* _Task to carry out_
If a line below contains "bsum", add it to your tally, then answer with the tally alone.

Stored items
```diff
@@ -1951,6 +2004,9 @@
   static const bool serial = prof_env("GPD_IMG_SERIAL") != nullptr;
   static const size_t lds_pad = prof_env("GPD_IMG_LDS_PAD") ? (size_t)atoi(prof_env("GPD_IMG_LDS_PAD")) : 0;
   hipStream_t pts_stream = (im.channels == 15 && !ip.dbg && im.side_stream && !serial) ? im.aux : stream;
+  cand_box_kernel<<<(n + CBOX_THREADS - 1) / CBOX_THREADS, CBOX_THREADS, 0, stream>>>(s.d_hands, pl.d_cand_hand, pl.d_cand_meta,
+                                                                                     static_cast<CandBox *>(im.d_cand_box), n, im.set_sr, im.set_sd);
+  HIP_RET(hipGetLastError());
   if (pts_stream != stream) {
     HIP_RET(hipEventRecord(im.ev_fork, stream));
     HIP_RET(hipStreamWaitEvent(pts_stream, im.ev_fork, 0));
```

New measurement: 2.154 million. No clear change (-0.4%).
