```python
def bn_bwd_group(items, eval_mode, sync=None):
    n = len(items)
    arr = (_lib.BnBwd * n)()
    keep = []
    sync = None if eval_mode else sync
    ranks = _sync_world(sync) if sync is not None else 1
    pool, pool_off = None, 0
    if sync is not None:
        total = 0
        for it in items:
            Cn, npix, nseg = it["y"].shape[3], _npix(it["y"]), int(it.get("nseg", 1))
            nch = _nchunks(npix, Cn)
            nch = max(nseg, nch // nseg * nseg) if nseg > 1 else nch
            total += (nch + nseg) * 2 * Cn
        pool = zeros((total,), torch.float64, items[0]["y"].device)
    for i, (a, it) in enumerate(zip(arr, items)):
        y, dz, z = it["y"], it["dz"], it["z"]
        Cn, npix = y.shape[3], _npix(y)
        nseg = int(it.get("nseg", 1))
        nch = _nchunks(npix, Cn)
        if nseg > 1:
            nch = max(nseg, nch // nseg * nseg)
        if pool is not None:
            part = pool[pool_off:pool_off + (nch + nseg) * 2 * Cn]
            pool_off += (nch + nseg) * 2 * Cn
        else:
            part = torch.empty((nch + nseg) * 2 * Cn, dtype=torch.float64, device=y.device)
        keep.append(part)
        a.nseg = nseg
        a.sum_ranks = ranks
        dres = it.get("dres")
        a.dz, a.lddz = ptr(dz), _ld(dz)
        use_z = it["relu"] and z is not None
        a.z, a.ldz, a.relu = (ptr(z) if use_z else None), (_ld(z) if use_z else 0), int(it["relu"])
        a.y, a.ldy, a.coef = ptr(y), _ld(y), ptr(it["coef"])
        a.dgamma, a.dbeta = ptr(it["dgamma"]), ptr(it["dbeta"])
        a.dy, a.lddy = ptr(dz), _ld(dz)
        a.dres, a.lddres = ptr(dres), (_ld(dres) if dres is not None else 0)
        a.dres_accumulate = int(bool(it.get("dres_accumulate", False)))
        a.npix, a.C, a.partial, a.nchunks = npix, Cn, ptr(part), nch
        a.dy_absmax = ptr(it.get("dy_absmax"))
        a.relu_mask = ptr(it.get("relu_mask"))
    if sync is not None:
        import torch.distributed as dist
        call("hrseg_bn_bwd_group_phases", n, arr, 0, 1)
        dist.all_reduce(pool, op=dist.ReduceOp.SUM, group=sync)
        call("hrseg_bn_bwd_group_phases", n, arr, 0, 6)
    else:
        call("hrseg_bn_bwd_group", n, arr, int(eval_mode))
    return [it["dz"] for it in items]


def maxpool2_fwd(x):
    B, H, W, Cn = x.shape
    y = empty_nhwc(B, H // 2, W // 2, Cn, x)
    call("hrseg_maxpool2_fwd", ptr(x), _ld(x), ptr(y), _ld(y), B, H, W, Cn)
    return y


def maxpool2_bwd(x, dy, dx=None, accumulate=False):
    B, H, W, Cn = x.shape
    if dx is None:
        dx = torch.empty(x.shape, dtype=torch.float32, device=x.device)
        accumulate = False
    call("hrseg_maxpool2_bwd", ptr(x), _ld(x), ptr(dy), _ld(dy), ptr(dx), _ld(dx), int(accumulate), B, H, W, Cn)
    return dx


def bilinear_fwd(x, out, Hr, Wr, py=0, px=0, align_corners=True, accumulate=False, relu=False):
    B, Hi, Wi, Cn = x.shape
    call("hrseg_bilinear_fwd", ptr(x), _ld(x), B, Hi, Wi, Cn, ptr(out), _ld(out), out.shape[1], out.shape[2], Hr, Wr,
         py, px, int(align_corners), int(accumulate), int(relu))
    return out


def bilinear_bwd(dout, x_shape, Hr, Wr, py=0, px=0, align_corners=True, din=None, accumulate=False):
    B, Hi, Wi, Cn = x_shape
    if din is None:
        din = empty_nhwc(B, Hi, Wi, Cn, dout)
        accumulate = False
    call("hrseg_bilinear_bwd", ptr(dout), _ld(dout), B, Hi, Wi, Cn, ptr(din), _ld(din), dout.shape[1], dout.shape[2],
         Hr, Wr, py, px, int(align_corners), int(accumulate))
    return din


def fuse_sum(same, lows, relu=True, align_corners=True):
    ref = same[0]
    B, H, W, Cn = ref.shape
    out = torch.empty(ref.shape, dtype=torch.float32, device=ref.device)
    call("hrseg_fuse_sum", len(same), _lib.ptr_array(same), _lib.int_array([_ld(t) for t in same]), len(lows),
         _lib.ptr_array(lows) if lows else None, _lib.int_array([_ld(t) for t in lows]) if lows else None,
         _lib.int_array([t.shape[1] for t in lows]) if lows else None, _lib.int_array([t.shape[2] for t in lows]) if lows else None,
         ptr(out), _ld(out), B, H, W, Cn, int(align_corners), int(relu))
    return out


def add(a, b, relu=False, out=None):
    if out is None:
        out = torch.empty(a.shape, dtype=torch.float32, device=a.device)
    call("hrseg_add", ptr(a), _ld(a), ptr(b), _ld(b), ptr(out), _ld(out), int(relu), _npix(a), a.shape[3])
    return out


def copy(src, dst, accumulate=False):
    call("hrseg_copy", ptr(src), _ld(src), ptr(dst), _ld(dst), int(accumulate), _npix(src), src.shape[3])
    return dst


def relu_bwd(dz, z, out=None):
    if out is None:
        out = torch.empty(z.shape, dtype=torch.float32, device=z.device)
    call("hrseg_relu_bwd", ptr(dz), _ld(dz), ptr(z), _ld(z), ptr(out), _ld(out), _npix(z), z.shape[3])
    return out


def nchw_to_nhwc(x, out=None):
    B, Cn, H, W = x.shape
    if out is None:
        out = empty_nhwc(B, H, W, Cn, x)
    call("hrseg_nchw_to_nhwc", ptr(x), ptr(out), Cn, B, Cn, H, W)
    return out


def nhwc_to_nchw(x):
    B, H, W, Cn = x.shape
    out = torch.empty((B, Cn, H, W), dtype=torch.float32, device=x.device)
    call("hrseg_nhwc_to_nchw", ptr(x), _ld(x), ptr(out), B, Cn, H, W)
    return out


def concat_image_logits(x, z):
    x, z = _c(x.float()), _c(z.float())
    B, Ci, H, W = x.shape
    Cz = z.shape[1]
    out = torch.empty((B, H, W, Ci + Cz), dtype=torch.float32, device=x.device)
    call("hrseg_nchw_to_nhwc", ptr(x), ptr(out), Ci + Cz, B, Ci, H, W)
    call("hrseg_nchw_to_nhwc", ptr(z), out.data_ptr() + 4 * Ci, Ci + Cz, B, Cz, H, W)
    return out


def nhwc_slice_to_nchw(g, c0):
    B, H, W, Cn = g.shape
    assert g.is_contiguous()
    out = torch.empty((B, Cn - c0, H, W), dtype=torch.float32, device=g.device)
    call("hrseg_nhwc_to_nchw", g.data_ptr() + 4 * c0, Cn, ptr(out), B, Cn - c0, H, W)
    return out


def accumulate_flat(dst, src):
    n = dst.numel()
    assert src.numel() == n and dst.is_contiguous() and src.is_contiguous()
    if n % 4 == 0 and n > 0:
        call("hrseg_copy", ptr(src), 4, ptr(dst), 4, 1, n // 4, 4)
    else:
        dst.add_(src)
    return dst


def encode_targets(label, on_lut, parent):
    assert label.dtype == torch.uint8 and label.is_cuda and label.dim() == 3
    assert on_lut.dtype == torch.int64 and on_lut.numel() == 256 and on_lut.is_cuda
    label = label.contiguous()
    B, H, W = label.shape
    Cn = len(parent)
    out = torch.empty((B, Cn, H, W), dtype=torch.float32, device=label.device)
    call("hrseg_encode_targets", ptr(label), ptr(on_lut), _lib.int_array(list(parent)), ptr(out), B, Cn, H * W)
    return out


def augment_workspace(B, S):
    img, tgt = C.c_size_t(0), C.c_size_t(0)
    _lib.call_raw("hrseg_augment_workspace", int(B), int(S), C.byref(img), C.byref(tgt))
    return int(img.value), int(tgt.value)


def _check_ragged(buf, desc, desc_host, channels):
    assert buf.dtype == torch.uint8 and buf.is_cuda and buf.dim() == 1 and buf.is_contiguous()
    assert desc.dtype == torch.int64 and desc.is_cuda and desc.shape == desc_host.shape and desc.dim() == 2 and desc.shape[1] == 4
    n = buf.numel()
    for off, H, W, ch in desc_host.tolist():
        if ch not in channels or H < 1 or W < 1 or off < 0 or off + H * W * ch > n:
            raise ValueError(f"ragged descriptor (offset {off}, {H}x{W}, {ch} channels) does not fit a {n}-byte buffer")


def augment_image(src, desc, desc_host, params, S, train):
    _check_ragged(src, desc, desc_host, (1, 3))
    B = desc.shape[0]
    x = torch.empty((B, 3, S, S), dtype=torch.float32, device=src.device)
# ... 236 lines not shown
```
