template <int WCO, int WCI, int TCO, int RPS>
__global__ __launch_bounds__(512) void k_wgrad3x3(Wg3K a) {
  constexpr int XSr = XS * RPS, YSr = YS * RPS;
  static_assert(WCO * WCI == 8, "8 waves");
  constexpr int NT = 4 / WCI;
  constexpr int COT = WCO * TCO * 16;
  constexpr int YGRP = 32 * COT * 2 / 1024;
  extern __shared__ __attribute__((aligned(16))) bf16_t lds[];
  bf16_t* sX = lds;
  bf16_t* sY = lds + XSr * XPX * XLD;

  const int t = threadIdx.x, l = t & 63;
  const int wv = __builtin_amdgcn_readfirstlane(t >> 6);
  const int wco = wv / WCI, wci = wv % WCI;
  const int chunk = (int)blockIdx.x / a.S, split = (int)blockIdx.x - chunk * a.S;
  const int c0 = chunk * XLD;
  const unsigned OOB = 0x80000000u;

  f32x4 acc[9][TCO][NT];
#pragma unroll
  for (int tp = 0; tp < 9; ++tp)
#pragma unroll
    for (int i = 0; i < TCO; ++i)
#pragma unroll
      for (int j = 0; j < NT; ++j) acc[tp][i][j] = f32x4{0.f, 0.f, 0.f, 0.f};
  const int q = l >> 4, prow = (l & 15) >> 2, pcol = (l & 3) * 4;
  int yoff[TCO][2], xoff[3][NT][2];
#pragma unroll
  for (int i = 0; i < TCO; ++i)
#pragma unroll
    for (int h = 0; h < 2; ++h) {
      const int r = 8 * q + prow + 4 * h;
      yoff[i][h] = r * COT + (((wco * TCO + i) ^ swz_y<COT>(r)) << 4) + pcol;
    }
#pragma unroll
  for (int kx = 0; kx < 3; ++kx)
#pragma unroll
    for (int j = 0; j < NT; ++j)
#pragma unroll
      for (int h = 0; h < 2; ++h) {
        const int r = 8 * q + prow + kx + 4 * h;
        xoff[kx][j][h] = r * XLD + (((wci * NT + j) ^ swz128(r)) << 4) + pcol;
      }
  const bool do_bias = a.dbias != nullptr && chunk == 0 && t < a.Cout;
  float bsum = 0.f;

  long long sr = (long long)split * a.rows_per_wg;
  long long sr_end = sr + a.rows_per_wg;
  if (sr_end > a.total_rows) sr_end = a.total_rows;

  const int xpix = 8 * wv + (l >> 3);
  const int xgr = l & 7;
  const int ylin = 64 * wv + l;
  const int ypix = ylin / (COT / 8);
  const int ygr = ylin % (COT / 8);

  while (sr < sr_end) {
    const long long strip = sr / a.H;
    const int y0 = (int)(sr - strip * a.H);
    long long seg_end = (strip + 1) * a.H;
    if (seg_end > sr_end) seg_end = sr_end;
    const int y1 = y0 + (int)(seg_end - sr);
    const int b = __builtin_amdgcn_readfirstlane((int)(strip / a.strips_x));
    const int sx = (int)(strip - (long long)b * a.strips_x);
    const int x0 = sx * 32;
    const crd_rsrc_t rx = make_rsrc(a.x + (long long)b * a.H * a.W * a.x_ld, (unsigned)a.x_bytes);
    const crd_rsrc_t ry = make_rsrc(a.dy + (long long)b * a.H * a.W * a.dy_ld, (unsigned)a.dy_bytes);

    auto issue_x = [&](int h) {
#if defined(__HIP_DEVICE_COMPILE__)
      if (wv < 5) {
        const int ix = x0 - 1 + xpix, ch = c0 + ((((xgr >> 1) ^ swz128(xpix)) << 1) | (xgr & 1)) * 8;
        const bool ok = (unsigned)h < (unsigned)a.H && (unsigned)ix < (unsigned)a.W && xpix < 34 && ch < a.Cin;
        const unsigned off = ok ? (unsigned)((((long long)h * a.W + ix) * a.x_ld + ch) * 2) : OOB;
        lds_dma16(rx, (unsigned)(uintptr_t)(lds_ptr)(sX + (((h + 1) % XSr) * XPX + 8 * wv) * XLD), off);
      }
#else
      (void)h;
#endif
    };
    auto issue_y = [&](int r) {
#if defined(__HIP_DEVICE_COMPILE__)
      if (wv < YGRP) {
        const int ix = x0 + ypix, co = ((((ygr >> 1) ^ swz_y<COT>(ypix)) << 1) | (ygr & 1)) * 8;
        const bool ok = r < y1 && ix < a.W && co < a.Cout;
        const unsigned off = ok ? (unsigned)((((long long)r * a.W + ix) * a.dy_ld + co) * 2) : OOB;
        lds_dma16(ry, (unsigned)(uintptr_t)(lds_ptr)(sY + (r % YSr) * 32 * COT + 512 * wv), off);
      }
#else
      (void)r;
#endif
    };

    asm volatile("s_waitcnt vmcnt(0) lgkmcnt(0)\n\ts_barrier" ::: "memory");
    issue_x(y0 - 1);
    issue_x(y0);
#pragma unroll
    for (int s = 0; s < 3; ++s)
#pragma unroll
      for (int r = 0; r < RPS; ++r) { issue_y(y0 + s * RPS + r); issue_x(y0 + s * RPS + 1 + r); }

    for (int y = y0; y < y1; y += RPS) {
      if (wv < 5 && wv < YGRP) wait_vm<4 * RPS>();
      else if (wv < 5 || wv < YGRP) wait_vm<2 * RPS>();
      asm volatile("s_waitcnt lgkmcnt(0)\n\ts_barrier" ::: "memory");
#pragma unroll
      for (int r = 0; r < RPS; ++r) { issue_y(y + 3 * RPS + r); issue_x(y + 3 * RPS + 1 + r); }

      const bool mfma_on = c0 + wci * NT * 16 < a.Cin;
      if (!mfma_on && !do_bias) continue;
#pragma unroll
      for (int rr = 0; rr < RPS; ++rr) {
        const int yy = y + rr;
        if (rr > 0 && yy >= y1) break;
        const bf16_t* yrow = sY + (yy % YSr) * 32 * COT;
        if (mfma_on) {
        bf16x8 af[TCO];
#pragma unroll
        for (int i = 0; i < TCO; ++i) {
          s16x4 lo = tr_read3(yrow + yoff[i][0]), hi = tr_read3(yrow + yoff[i][1]);
          union { bf16x8 v; s16x4 h[2]; } u;
          u.h[0] = lo; u.h[1] = hi;
          af[i] = u.v;
        }
#pragma unroll
        for (int ky = 0; ky < 3; ++ky) {
          const bf16_t* xrow = sX + ((yy + ky) % XSr) * XPX * XLD;
#pragma unroll
          for (int kx = 0; kx < 3; ++kx) {
#pragma unroll
            for (int j = 0; j < NT; ++j) {
              s16x4 lo = tr_read3(xrow + xoff[kx][j][0]), hi = tr_read3(xrow + xoff[kx][j][1]);
              union { bf16x8 v; s16x4 h[2]; } u;
              u.h[0] = lo; u.h[1] = hi;
#pragma unroll
              for (int i = 0; i < TCO; ++i)
                acc[ky * 3 + kx][i][j] = __builtin_amdgcn_mfma_f32_16x16x32_bf16(af[i], u.v, acc[ky * 3 + kx][i][j], 0, 0, 0);
            }
          }
        }
        }
        if (do_bias) {
#pragma unroll 8
          for (int r = 0; r < 32; ++r) bsum += bf2f(yrow[r * COT + ((((t >> 4) ^ swz_y<COT>(r)) << 4) | (t & 15))]);
        }
      }
    }
    sr = seg_end;
  }

  const int Ktot = 9 * a.Cin;
#pragma unroll
  for (int tp = 0; tp < 9; ++tp)
#pragma unroll
    for (int i = 0; i < TCO; ++i)
#pragma unroll
      for (int j = 0; j < NT; ++j) {
        const int ci = c0 + (wci * NT + j) * 16 + (l & 15);
#pragma unroll
        for (int r = 0; r < 4; ++r) {
          const int co = (wco * TCO + i) * 16 + (l >> 4) * 4 + r;
          if (co < a.Cout && ci < a.Cin) {
            const long long off = (long long)co * Ktot + tp * a.Cin + ci;
            if (a.dw_part) a.dw_part[(long long)split * a.Cout * Ktot + off] = acc[tp][i][j][r];
            else grad_add(a.dw + off, acc[tp][i][j][r]);
          }
        }
      }
  if (do_bias) grad_add(a.dbias + t, bsum);
}

int plan_rows(long long total_rows, int Cin, int& rows_per_wg, int budget, int cap) {
  const int chunks = cdiv(Cin, XLD);
  const int W = budget > 0 ? budget : 256;
  long long S = W / chunks;
  if (S < 1) S = 1;
  if (cap > 0 && S > cap) S = cap;
  if (S > total_rows / 8) S = total_rows / 8 > 0 ? total_rows / 8 : 1;
  rows_per_wg = (int)((total_rows + S - 1) / S);
  return (int)((total_rows + rows_per_wg - 1) / rows_per_wg);
}

template <int WCO, int WCI, int TCO, int RPS>
Wg3K prepare_w3r(const Wg3K& k0, int budget, int partial_capacity, size_t& lds) {
  Wg3K k = k0;
  constexpr int COT = WCO * TCO * 16;
  lds = (size_t)RPS * (XS * XPX * XLD + YS * 32 * COT) * sizeof(bf16_t);
  k.nchunks = cdiv(k.Cin, XLD);
  k.S = plan_rows(k.total_rows, k.Cin, k.rows_per_wg, budget, k.dw_part ? partial_capacity : 0);
  return k;
}

template <int WCO, int WCI, int TCO, int RPS>
int launch_w3r(const Wg3K& k0, hipStream_t st, int budget, int partial_capacity, char* label, int capacity) {
  size_t lds;
  const Wg3K k = prepare_w3r<WCO, WCI, TCO, RPS>(k0, budget, partial_capacity, lds);
  if (label) {
    const int n = snprintf(label, capacity, "k_wgrad3x3<%d,%d,%d,%d>/S=%d,rows_per_wg=%d,chunks=%d", WCO, WCI, TCO, RPS, k.S, k.rows_per_wg, k.nchunks);
    CRD_CHECK_ARG(n < capacity, "crd_conv_wgrad_route: the label needs %d bytes, capacity is %d", n + 1, capacity);
    return CRD_OK;
  }
  crd_reserve_lds_once<&k_wgrad3x3<WCO, WCI, TCO, RPS>>((int)lds, "k_wgrad3x3");
  hipLaunchKernelGGL((k_wgrad3x3<WCO, WCI, TCO, RPS>), dim3(k.nchunks * k.S), dim3(512), lds, st, k);
  CRD_LAUNCH_CHECK("crd_conv_wgrad(3x3 streaming)");
  return CRD_OK;
}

* _Worked solution_
3